> [What you need to do]
Gather every line in the records below that contains the word "kScSlot".

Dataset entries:
========================================================================

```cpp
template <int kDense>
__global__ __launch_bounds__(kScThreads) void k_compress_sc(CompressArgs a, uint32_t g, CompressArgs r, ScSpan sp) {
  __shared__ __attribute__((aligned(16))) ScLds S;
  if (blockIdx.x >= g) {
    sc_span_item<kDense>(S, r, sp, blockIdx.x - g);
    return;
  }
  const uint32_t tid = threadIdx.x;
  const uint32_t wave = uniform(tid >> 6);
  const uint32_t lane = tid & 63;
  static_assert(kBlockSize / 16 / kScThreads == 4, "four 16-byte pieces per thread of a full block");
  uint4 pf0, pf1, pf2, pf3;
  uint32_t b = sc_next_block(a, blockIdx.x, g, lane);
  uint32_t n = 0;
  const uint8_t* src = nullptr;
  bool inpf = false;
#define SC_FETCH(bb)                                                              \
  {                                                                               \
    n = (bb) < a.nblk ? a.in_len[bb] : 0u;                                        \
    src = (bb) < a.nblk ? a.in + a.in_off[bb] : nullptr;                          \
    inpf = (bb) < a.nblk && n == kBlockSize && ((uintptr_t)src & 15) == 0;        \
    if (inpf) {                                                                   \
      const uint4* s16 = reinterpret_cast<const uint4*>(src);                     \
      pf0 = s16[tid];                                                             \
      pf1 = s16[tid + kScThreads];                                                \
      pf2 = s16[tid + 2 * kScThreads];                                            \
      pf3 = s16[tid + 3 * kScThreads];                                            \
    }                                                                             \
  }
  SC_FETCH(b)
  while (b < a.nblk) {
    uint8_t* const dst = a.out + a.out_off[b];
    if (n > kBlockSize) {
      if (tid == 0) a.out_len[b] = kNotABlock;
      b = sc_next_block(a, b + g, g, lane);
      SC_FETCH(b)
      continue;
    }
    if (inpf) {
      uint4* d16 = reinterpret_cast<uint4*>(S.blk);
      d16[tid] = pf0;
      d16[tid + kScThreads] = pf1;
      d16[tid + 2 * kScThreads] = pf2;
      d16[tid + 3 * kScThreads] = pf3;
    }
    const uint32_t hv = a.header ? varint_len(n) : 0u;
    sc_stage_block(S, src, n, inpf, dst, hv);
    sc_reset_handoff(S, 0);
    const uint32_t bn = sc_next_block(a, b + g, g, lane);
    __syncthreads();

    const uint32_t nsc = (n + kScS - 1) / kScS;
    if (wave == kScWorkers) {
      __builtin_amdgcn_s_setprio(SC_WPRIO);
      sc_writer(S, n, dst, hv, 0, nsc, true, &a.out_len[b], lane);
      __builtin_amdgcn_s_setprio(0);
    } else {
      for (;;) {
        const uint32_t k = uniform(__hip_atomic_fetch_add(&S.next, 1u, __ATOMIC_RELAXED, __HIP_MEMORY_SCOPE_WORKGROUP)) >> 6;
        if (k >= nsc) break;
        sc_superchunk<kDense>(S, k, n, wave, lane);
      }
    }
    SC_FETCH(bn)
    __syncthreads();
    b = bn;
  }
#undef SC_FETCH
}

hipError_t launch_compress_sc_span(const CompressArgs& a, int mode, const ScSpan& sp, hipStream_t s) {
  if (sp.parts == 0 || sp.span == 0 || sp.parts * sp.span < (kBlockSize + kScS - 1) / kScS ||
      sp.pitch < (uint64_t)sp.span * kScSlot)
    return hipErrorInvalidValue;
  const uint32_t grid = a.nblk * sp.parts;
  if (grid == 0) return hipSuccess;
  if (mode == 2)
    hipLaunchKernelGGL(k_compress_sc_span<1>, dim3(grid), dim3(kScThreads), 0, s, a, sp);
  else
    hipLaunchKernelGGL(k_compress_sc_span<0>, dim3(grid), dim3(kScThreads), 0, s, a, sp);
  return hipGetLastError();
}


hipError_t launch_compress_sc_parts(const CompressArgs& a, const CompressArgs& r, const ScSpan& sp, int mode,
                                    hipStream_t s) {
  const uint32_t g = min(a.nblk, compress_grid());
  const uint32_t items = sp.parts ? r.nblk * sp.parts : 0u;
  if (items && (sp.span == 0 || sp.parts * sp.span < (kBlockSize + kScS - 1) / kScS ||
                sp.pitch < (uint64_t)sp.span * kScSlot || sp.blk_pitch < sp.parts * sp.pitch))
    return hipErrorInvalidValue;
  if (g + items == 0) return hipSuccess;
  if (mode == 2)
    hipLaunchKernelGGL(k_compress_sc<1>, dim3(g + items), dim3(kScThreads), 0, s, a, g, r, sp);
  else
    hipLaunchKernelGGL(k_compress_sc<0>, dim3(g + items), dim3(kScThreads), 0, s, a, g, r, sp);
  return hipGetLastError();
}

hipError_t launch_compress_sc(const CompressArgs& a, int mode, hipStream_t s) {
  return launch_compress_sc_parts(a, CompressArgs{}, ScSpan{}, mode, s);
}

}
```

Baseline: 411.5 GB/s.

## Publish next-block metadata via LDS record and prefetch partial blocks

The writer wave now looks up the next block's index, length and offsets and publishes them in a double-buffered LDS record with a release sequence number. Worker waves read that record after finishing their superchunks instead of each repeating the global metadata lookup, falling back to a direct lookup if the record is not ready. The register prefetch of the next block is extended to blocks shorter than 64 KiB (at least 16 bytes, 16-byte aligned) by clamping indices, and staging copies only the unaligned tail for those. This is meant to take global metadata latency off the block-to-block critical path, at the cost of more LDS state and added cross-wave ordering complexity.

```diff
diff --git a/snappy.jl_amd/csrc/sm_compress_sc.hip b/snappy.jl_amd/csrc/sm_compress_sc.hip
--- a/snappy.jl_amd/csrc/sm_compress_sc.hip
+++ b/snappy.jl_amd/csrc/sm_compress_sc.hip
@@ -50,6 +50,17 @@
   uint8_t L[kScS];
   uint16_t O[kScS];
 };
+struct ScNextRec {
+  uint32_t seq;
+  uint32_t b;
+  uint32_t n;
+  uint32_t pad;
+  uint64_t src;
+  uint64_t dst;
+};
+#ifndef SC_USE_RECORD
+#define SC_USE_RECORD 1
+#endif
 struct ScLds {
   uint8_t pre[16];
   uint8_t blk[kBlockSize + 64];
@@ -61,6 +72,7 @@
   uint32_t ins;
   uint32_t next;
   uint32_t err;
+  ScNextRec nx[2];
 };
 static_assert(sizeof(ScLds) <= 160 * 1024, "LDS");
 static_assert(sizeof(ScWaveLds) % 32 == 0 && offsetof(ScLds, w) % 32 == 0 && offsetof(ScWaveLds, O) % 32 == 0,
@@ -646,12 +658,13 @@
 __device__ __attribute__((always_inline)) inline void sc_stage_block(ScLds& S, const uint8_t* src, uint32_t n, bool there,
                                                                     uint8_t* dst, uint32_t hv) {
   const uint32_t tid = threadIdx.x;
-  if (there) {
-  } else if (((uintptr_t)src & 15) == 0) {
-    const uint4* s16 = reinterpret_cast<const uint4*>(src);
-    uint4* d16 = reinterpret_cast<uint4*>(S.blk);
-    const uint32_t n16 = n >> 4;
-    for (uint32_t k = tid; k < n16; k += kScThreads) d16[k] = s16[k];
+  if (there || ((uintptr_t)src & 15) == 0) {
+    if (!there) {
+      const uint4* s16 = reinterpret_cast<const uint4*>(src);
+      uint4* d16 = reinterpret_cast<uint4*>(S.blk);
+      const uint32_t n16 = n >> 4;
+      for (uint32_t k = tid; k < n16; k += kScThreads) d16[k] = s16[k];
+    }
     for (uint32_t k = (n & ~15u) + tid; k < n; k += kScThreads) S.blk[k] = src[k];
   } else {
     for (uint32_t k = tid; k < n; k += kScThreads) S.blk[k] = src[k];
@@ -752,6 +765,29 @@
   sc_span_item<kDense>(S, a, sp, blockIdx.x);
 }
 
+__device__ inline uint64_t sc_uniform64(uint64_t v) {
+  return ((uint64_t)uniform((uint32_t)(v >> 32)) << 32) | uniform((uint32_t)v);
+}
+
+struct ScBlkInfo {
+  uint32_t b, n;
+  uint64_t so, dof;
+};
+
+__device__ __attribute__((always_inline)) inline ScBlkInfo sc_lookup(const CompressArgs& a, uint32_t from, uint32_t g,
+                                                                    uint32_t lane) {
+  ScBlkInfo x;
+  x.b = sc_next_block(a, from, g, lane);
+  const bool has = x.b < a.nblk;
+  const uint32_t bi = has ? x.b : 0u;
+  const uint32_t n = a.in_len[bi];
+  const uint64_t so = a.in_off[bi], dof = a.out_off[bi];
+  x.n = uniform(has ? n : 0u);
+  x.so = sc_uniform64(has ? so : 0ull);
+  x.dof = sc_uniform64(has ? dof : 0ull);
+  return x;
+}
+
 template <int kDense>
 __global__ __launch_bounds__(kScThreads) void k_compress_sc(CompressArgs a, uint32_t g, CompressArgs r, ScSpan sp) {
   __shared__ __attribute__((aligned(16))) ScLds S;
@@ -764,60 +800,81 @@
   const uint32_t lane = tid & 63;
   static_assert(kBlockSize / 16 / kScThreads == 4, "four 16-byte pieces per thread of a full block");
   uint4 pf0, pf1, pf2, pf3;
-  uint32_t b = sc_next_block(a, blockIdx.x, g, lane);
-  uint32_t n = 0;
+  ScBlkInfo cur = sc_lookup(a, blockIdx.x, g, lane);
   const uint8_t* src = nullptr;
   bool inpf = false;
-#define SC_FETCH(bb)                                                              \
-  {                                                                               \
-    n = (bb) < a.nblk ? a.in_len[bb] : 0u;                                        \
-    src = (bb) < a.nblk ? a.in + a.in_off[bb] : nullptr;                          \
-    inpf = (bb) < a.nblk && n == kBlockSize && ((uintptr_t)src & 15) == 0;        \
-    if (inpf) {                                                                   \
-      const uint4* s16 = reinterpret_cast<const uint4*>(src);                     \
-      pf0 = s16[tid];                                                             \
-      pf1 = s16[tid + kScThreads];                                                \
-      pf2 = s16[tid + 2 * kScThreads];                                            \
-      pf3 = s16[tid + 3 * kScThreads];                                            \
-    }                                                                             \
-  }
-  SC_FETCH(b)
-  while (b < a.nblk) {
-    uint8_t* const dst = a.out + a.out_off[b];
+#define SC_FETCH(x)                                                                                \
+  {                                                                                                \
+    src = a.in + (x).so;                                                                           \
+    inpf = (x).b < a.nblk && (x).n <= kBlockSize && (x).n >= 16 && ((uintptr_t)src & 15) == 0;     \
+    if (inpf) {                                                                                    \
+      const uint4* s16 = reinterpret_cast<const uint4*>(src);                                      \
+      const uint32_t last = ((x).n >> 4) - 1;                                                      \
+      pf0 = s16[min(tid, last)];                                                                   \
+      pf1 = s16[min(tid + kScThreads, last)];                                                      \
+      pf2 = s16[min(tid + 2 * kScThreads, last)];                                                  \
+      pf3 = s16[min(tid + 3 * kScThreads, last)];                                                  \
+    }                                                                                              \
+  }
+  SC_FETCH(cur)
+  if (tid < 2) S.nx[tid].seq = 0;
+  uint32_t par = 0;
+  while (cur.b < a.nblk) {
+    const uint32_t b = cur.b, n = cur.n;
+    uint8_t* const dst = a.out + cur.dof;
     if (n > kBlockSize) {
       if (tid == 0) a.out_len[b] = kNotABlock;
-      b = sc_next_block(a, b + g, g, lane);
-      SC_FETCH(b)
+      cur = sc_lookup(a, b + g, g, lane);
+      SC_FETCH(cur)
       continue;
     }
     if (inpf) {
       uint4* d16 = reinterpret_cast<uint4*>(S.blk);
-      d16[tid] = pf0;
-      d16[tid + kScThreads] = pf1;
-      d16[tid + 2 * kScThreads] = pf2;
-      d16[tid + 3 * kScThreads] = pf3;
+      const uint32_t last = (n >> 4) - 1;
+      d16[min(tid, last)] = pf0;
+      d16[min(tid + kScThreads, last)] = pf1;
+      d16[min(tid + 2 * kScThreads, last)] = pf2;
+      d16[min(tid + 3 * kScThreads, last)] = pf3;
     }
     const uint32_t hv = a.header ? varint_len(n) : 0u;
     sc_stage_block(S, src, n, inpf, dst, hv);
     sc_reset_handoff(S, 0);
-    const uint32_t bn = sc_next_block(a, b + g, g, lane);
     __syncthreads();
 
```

========================================================================

> [Response area]
      sp.pitch < (uint64_t)sp.span * kScSlot)
                sp.pitch < (uint64_t)sp.span * kScSlot || sp.blk_pitch < sp.parts * sp.pitch))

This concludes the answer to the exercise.